▸ Material provided

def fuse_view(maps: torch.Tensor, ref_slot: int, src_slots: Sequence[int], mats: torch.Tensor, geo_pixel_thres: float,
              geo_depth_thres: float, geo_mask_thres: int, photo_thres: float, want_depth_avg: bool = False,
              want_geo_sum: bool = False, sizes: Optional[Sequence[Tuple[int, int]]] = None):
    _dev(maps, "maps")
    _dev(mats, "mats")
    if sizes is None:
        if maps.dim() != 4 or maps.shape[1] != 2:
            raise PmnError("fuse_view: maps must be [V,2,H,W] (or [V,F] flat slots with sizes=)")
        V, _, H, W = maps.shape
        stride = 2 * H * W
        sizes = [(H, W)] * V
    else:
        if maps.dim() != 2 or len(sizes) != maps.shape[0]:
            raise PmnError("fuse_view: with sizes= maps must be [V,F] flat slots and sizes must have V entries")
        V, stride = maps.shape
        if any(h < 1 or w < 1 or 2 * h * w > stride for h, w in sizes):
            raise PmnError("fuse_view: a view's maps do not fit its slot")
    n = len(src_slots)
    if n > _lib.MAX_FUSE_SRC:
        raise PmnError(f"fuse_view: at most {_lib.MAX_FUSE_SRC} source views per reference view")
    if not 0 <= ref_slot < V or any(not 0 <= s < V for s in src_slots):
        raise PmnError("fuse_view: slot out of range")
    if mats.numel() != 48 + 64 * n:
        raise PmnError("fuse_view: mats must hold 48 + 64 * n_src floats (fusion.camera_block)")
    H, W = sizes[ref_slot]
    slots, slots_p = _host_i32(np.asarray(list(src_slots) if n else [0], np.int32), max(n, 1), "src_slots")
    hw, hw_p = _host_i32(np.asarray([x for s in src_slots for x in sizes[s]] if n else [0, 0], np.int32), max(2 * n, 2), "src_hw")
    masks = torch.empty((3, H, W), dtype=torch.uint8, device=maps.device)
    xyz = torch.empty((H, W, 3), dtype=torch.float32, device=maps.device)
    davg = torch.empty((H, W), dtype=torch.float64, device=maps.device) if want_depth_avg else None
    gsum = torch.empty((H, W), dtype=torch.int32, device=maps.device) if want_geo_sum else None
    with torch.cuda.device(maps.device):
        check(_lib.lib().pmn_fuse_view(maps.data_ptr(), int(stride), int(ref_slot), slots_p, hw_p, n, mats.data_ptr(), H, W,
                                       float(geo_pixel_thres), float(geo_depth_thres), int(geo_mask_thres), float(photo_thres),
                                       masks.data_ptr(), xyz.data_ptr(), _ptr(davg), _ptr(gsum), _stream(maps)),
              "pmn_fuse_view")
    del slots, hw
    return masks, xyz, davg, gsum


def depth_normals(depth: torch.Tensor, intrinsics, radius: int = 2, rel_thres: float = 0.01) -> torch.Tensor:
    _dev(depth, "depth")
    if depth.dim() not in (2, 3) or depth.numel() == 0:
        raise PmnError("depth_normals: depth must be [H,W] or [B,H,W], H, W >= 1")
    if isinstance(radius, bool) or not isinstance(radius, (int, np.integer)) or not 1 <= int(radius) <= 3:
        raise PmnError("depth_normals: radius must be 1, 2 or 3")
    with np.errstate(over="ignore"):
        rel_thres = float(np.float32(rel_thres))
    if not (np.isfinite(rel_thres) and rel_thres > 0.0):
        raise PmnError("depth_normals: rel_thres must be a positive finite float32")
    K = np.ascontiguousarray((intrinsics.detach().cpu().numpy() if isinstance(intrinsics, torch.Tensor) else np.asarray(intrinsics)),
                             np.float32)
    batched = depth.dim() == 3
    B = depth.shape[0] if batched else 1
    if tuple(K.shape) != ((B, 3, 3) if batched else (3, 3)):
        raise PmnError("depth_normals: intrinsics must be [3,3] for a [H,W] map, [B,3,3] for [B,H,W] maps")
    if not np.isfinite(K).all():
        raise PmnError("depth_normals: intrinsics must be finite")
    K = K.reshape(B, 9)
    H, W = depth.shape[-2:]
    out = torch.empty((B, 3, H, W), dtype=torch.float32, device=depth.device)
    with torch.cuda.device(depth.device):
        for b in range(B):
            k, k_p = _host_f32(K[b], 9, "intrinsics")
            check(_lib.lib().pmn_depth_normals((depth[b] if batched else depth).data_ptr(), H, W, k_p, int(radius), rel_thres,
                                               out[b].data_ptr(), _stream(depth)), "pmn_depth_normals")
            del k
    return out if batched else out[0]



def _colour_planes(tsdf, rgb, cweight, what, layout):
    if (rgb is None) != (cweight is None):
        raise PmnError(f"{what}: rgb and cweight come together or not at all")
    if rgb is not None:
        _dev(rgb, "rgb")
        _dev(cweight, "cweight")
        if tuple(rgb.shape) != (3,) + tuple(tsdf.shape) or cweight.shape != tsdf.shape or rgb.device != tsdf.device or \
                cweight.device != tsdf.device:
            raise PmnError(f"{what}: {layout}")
--
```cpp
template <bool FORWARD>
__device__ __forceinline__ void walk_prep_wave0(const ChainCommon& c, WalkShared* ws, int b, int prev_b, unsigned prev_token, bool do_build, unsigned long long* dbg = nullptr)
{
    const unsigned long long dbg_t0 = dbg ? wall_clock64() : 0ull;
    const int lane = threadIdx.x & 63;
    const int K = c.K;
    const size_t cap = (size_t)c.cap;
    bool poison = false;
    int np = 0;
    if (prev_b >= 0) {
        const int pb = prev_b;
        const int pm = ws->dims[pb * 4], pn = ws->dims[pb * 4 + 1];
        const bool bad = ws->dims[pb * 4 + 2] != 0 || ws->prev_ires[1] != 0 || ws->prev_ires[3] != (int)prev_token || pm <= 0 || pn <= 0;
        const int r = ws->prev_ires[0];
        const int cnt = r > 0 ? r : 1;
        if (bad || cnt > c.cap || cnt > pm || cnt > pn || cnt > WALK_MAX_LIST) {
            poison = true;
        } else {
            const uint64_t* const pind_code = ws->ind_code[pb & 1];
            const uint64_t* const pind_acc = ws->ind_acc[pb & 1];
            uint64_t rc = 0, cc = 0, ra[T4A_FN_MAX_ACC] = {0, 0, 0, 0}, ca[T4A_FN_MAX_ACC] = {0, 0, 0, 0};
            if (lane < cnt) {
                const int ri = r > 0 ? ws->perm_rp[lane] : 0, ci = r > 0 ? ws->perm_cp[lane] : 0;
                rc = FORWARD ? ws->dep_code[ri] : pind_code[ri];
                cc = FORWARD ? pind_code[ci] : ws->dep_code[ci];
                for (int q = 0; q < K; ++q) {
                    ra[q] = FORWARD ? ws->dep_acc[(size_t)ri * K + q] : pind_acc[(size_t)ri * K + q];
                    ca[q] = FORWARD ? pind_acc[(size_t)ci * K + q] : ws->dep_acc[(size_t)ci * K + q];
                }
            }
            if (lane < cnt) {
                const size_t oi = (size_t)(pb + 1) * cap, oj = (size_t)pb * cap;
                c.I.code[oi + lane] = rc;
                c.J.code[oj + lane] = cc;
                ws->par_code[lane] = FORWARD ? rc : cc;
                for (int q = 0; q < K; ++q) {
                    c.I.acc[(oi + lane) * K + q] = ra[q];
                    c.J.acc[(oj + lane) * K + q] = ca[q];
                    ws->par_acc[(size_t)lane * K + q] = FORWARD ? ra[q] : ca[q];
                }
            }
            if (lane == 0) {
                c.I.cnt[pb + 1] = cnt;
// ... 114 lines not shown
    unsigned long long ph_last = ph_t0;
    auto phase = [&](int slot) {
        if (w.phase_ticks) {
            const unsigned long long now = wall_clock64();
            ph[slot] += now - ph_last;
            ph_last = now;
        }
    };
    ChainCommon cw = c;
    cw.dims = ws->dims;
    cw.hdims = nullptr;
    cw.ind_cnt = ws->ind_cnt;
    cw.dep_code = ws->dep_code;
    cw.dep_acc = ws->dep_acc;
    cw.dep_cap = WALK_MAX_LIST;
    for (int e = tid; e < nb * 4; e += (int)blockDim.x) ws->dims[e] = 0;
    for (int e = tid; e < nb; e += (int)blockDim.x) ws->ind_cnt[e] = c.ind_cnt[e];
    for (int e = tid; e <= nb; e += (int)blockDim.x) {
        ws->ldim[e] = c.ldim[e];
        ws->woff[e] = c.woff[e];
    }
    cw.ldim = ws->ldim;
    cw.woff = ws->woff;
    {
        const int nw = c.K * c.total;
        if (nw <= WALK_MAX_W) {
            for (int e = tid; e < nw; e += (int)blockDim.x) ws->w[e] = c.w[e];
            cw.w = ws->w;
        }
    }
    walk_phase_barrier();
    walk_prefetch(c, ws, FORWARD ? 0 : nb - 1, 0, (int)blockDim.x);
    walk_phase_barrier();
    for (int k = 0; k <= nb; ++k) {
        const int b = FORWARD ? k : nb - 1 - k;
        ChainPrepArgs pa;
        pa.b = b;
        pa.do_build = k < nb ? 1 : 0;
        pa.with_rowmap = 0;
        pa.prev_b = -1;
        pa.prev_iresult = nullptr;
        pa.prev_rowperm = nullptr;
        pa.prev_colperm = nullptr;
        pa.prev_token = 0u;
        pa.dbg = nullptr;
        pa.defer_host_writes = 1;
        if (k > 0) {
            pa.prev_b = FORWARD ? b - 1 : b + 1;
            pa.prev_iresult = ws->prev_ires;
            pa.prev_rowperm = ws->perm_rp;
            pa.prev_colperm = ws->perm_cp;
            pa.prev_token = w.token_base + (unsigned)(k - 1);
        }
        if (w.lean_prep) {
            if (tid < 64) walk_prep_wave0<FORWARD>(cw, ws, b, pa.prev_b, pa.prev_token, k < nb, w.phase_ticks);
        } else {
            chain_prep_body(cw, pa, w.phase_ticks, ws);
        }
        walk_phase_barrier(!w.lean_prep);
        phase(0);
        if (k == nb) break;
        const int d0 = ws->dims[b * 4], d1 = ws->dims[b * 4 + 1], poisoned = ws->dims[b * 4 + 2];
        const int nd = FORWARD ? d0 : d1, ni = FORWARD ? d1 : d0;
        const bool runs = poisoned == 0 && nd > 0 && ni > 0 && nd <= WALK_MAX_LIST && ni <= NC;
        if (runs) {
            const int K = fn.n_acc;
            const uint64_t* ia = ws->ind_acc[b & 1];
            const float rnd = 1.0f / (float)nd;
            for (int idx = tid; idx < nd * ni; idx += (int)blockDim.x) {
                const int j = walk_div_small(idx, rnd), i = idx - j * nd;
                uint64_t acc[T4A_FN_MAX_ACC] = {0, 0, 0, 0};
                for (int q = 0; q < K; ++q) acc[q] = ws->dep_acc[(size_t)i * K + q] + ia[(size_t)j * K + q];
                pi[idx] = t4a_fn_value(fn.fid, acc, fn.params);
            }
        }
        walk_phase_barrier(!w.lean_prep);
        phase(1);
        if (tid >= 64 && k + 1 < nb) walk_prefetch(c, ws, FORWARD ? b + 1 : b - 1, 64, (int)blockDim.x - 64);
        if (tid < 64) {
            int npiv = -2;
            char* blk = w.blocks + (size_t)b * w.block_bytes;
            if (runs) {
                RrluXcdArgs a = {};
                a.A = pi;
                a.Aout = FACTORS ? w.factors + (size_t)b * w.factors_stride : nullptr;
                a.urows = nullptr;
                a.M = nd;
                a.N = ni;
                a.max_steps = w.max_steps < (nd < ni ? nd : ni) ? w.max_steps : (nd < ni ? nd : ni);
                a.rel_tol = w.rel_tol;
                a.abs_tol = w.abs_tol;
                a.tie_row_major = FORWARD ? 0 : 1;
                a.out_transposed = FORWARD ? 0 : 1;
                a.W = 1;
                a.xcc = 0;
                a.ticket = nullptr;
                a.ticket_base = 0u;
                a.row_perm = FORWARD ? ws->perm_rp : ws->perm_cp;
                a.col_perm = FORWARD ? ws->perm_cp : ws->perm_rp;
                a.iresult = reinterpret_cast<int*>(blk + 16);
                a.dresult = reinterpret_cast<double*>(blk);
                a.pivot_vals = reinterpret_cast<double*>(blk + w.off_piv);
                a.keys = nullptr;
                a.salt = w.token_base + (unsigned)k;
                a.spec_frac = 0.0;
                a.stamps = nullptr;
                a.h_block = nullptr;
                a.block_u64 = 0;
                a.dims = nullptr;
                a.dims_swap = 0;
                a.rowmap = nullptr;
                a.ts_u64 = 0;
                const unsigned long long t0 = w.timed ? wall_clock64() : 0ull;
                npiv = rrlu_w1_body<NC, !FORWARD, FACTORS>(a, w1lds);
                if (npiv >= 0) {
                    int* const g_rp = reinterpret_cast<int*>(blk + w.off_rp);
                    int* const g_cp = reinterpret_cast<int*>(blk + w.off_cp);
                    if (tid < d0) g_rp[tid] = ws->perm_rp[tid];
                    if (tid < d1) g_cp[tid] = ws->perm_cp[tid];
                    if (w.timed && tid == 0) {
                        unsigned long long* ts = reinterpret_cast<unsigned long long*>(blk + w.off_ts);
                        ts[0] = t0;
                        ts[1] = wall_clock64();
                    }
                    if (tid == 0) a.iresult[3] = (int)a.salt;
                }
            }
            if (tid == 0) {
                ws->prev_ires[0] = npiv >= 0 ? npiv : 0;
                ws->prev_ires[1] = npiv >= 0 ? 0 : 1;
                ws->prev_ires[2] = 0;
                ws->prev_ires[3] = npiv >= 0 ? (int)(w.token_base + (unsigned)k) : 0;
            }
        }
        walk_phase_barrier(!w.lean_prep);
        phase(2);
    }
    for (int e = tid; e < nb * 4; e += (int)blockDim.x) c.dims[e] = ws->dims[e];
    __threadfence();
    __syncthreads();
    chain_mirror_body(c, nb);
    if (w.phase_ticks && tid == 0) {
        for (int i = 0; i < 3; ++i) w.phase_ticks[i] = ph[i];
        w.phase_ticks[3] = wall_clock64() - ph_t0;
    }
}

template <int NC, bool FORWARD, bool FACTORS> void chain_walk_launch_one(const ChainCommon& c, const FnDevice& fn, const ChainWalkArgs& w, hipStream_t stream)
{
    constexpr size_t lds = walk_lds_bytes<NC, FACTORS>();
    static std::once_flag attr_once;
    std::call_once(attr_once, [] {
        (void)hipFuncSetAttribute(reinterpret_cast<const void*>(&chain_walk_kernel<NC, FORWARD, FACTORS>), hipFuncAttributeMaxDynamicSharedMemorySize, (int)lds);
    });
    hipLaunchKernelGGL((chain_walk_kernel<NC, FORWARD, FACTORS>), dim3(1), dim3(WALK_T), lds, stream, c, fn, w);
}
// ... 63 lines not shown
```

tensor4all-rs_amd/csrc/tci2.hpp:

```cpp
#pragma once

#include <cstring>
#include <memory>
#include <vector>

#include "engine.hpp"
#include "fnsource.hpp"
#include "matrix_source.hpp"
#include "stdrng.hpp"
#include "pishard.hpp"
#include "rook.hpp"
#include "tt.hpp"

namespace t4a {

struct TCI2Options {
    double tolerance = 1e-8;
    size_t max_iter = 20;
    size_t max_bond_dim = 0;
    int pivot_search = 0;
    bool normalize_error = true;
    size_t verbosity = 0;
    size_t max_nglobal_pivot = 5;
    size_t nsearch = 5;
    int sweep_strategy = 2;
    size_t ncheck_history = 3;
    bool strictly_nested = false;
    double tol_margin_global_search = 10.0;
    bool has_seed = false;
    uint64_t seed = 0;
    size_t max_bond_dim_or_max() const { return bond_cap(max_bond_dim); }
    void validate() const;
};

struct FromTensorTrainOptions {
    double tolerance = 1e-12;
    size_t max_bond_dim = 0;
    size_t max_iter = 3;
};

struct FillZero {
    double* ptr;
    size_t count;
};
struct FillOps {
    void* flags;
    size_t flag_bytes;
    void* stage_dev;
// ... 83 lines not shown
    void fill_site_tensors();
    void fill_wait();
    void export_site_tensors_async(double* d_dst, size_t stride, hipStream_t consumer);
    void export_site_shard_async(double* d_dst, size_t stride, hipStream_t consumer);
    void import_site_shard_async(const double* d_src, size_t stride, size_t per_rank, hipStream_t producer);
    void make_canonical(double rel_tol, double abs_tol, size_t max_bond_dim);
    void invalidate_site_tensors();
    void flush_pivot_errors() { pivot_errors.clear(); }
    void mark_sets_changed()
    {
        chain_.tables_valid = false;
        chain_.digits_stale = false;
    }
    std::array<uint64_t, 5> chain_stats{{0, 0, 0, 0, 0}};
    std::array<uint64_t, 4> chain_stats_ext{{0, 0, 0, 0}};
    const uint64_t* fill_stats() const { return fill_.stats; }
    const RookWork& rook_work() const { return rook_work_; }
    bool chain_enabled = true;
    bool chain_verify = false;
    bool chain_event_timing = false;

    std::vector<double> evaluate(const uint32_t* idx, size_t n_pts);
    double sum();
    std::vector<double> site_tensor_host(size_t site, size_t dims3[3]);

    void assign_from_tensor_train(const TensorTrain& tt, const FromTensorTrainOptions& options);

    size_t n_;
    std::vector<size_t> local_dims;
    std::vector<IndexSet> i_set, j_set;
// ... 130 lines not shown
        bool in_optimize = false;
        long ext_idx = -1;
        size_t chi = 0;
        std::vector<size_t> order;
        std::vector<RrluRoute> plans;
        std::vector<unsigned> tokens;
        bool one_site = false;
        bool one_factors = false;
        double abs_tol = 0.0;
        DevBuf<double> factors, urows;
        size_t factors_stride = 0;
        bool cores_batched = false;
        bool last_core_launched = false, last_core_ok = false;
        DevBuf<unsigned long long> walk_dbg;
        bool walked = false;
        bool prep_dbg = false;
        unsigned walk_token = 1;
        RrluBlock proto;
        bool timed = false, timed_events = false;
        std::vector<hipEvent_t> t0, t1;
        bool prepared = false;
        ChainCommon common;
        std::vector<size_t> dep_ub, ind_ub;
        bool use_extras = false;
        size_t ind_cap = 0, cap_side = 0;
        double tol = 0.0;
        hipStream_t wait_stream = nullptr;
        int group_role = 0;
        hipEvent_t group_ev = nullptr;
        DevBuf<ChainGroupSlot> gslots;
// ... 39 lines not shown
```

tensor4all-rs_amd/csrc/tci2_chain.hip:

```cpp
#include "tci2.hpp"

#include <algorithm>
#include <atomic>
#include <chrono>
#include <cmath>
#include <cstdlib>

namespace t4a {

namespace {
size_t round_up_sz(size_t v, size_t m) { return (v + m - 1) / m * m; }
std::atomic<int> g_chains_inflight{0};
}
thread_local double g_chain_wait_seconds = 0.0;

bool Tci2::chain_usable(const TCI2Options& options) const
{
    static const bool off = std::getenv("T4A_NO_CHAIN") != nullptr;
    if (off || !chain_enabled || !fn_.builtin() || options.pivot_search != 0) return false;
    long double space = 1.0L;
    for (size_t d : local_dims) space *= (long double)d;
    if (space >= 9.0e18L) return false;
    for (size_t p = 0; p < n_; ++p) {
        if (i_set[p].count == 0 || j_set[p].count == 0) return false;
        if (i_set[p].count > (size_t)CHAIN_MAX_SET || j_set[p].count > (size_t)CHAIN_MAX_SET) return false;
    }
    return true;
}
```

▸ Required action
Please show every line above that includes the word "lines".

▸ Written response
// ... 114 lines not shown
// ... 63 lines not shown
// ... 83 lines not shown
// ... 130 lines not shown
// ... 39 lines not shown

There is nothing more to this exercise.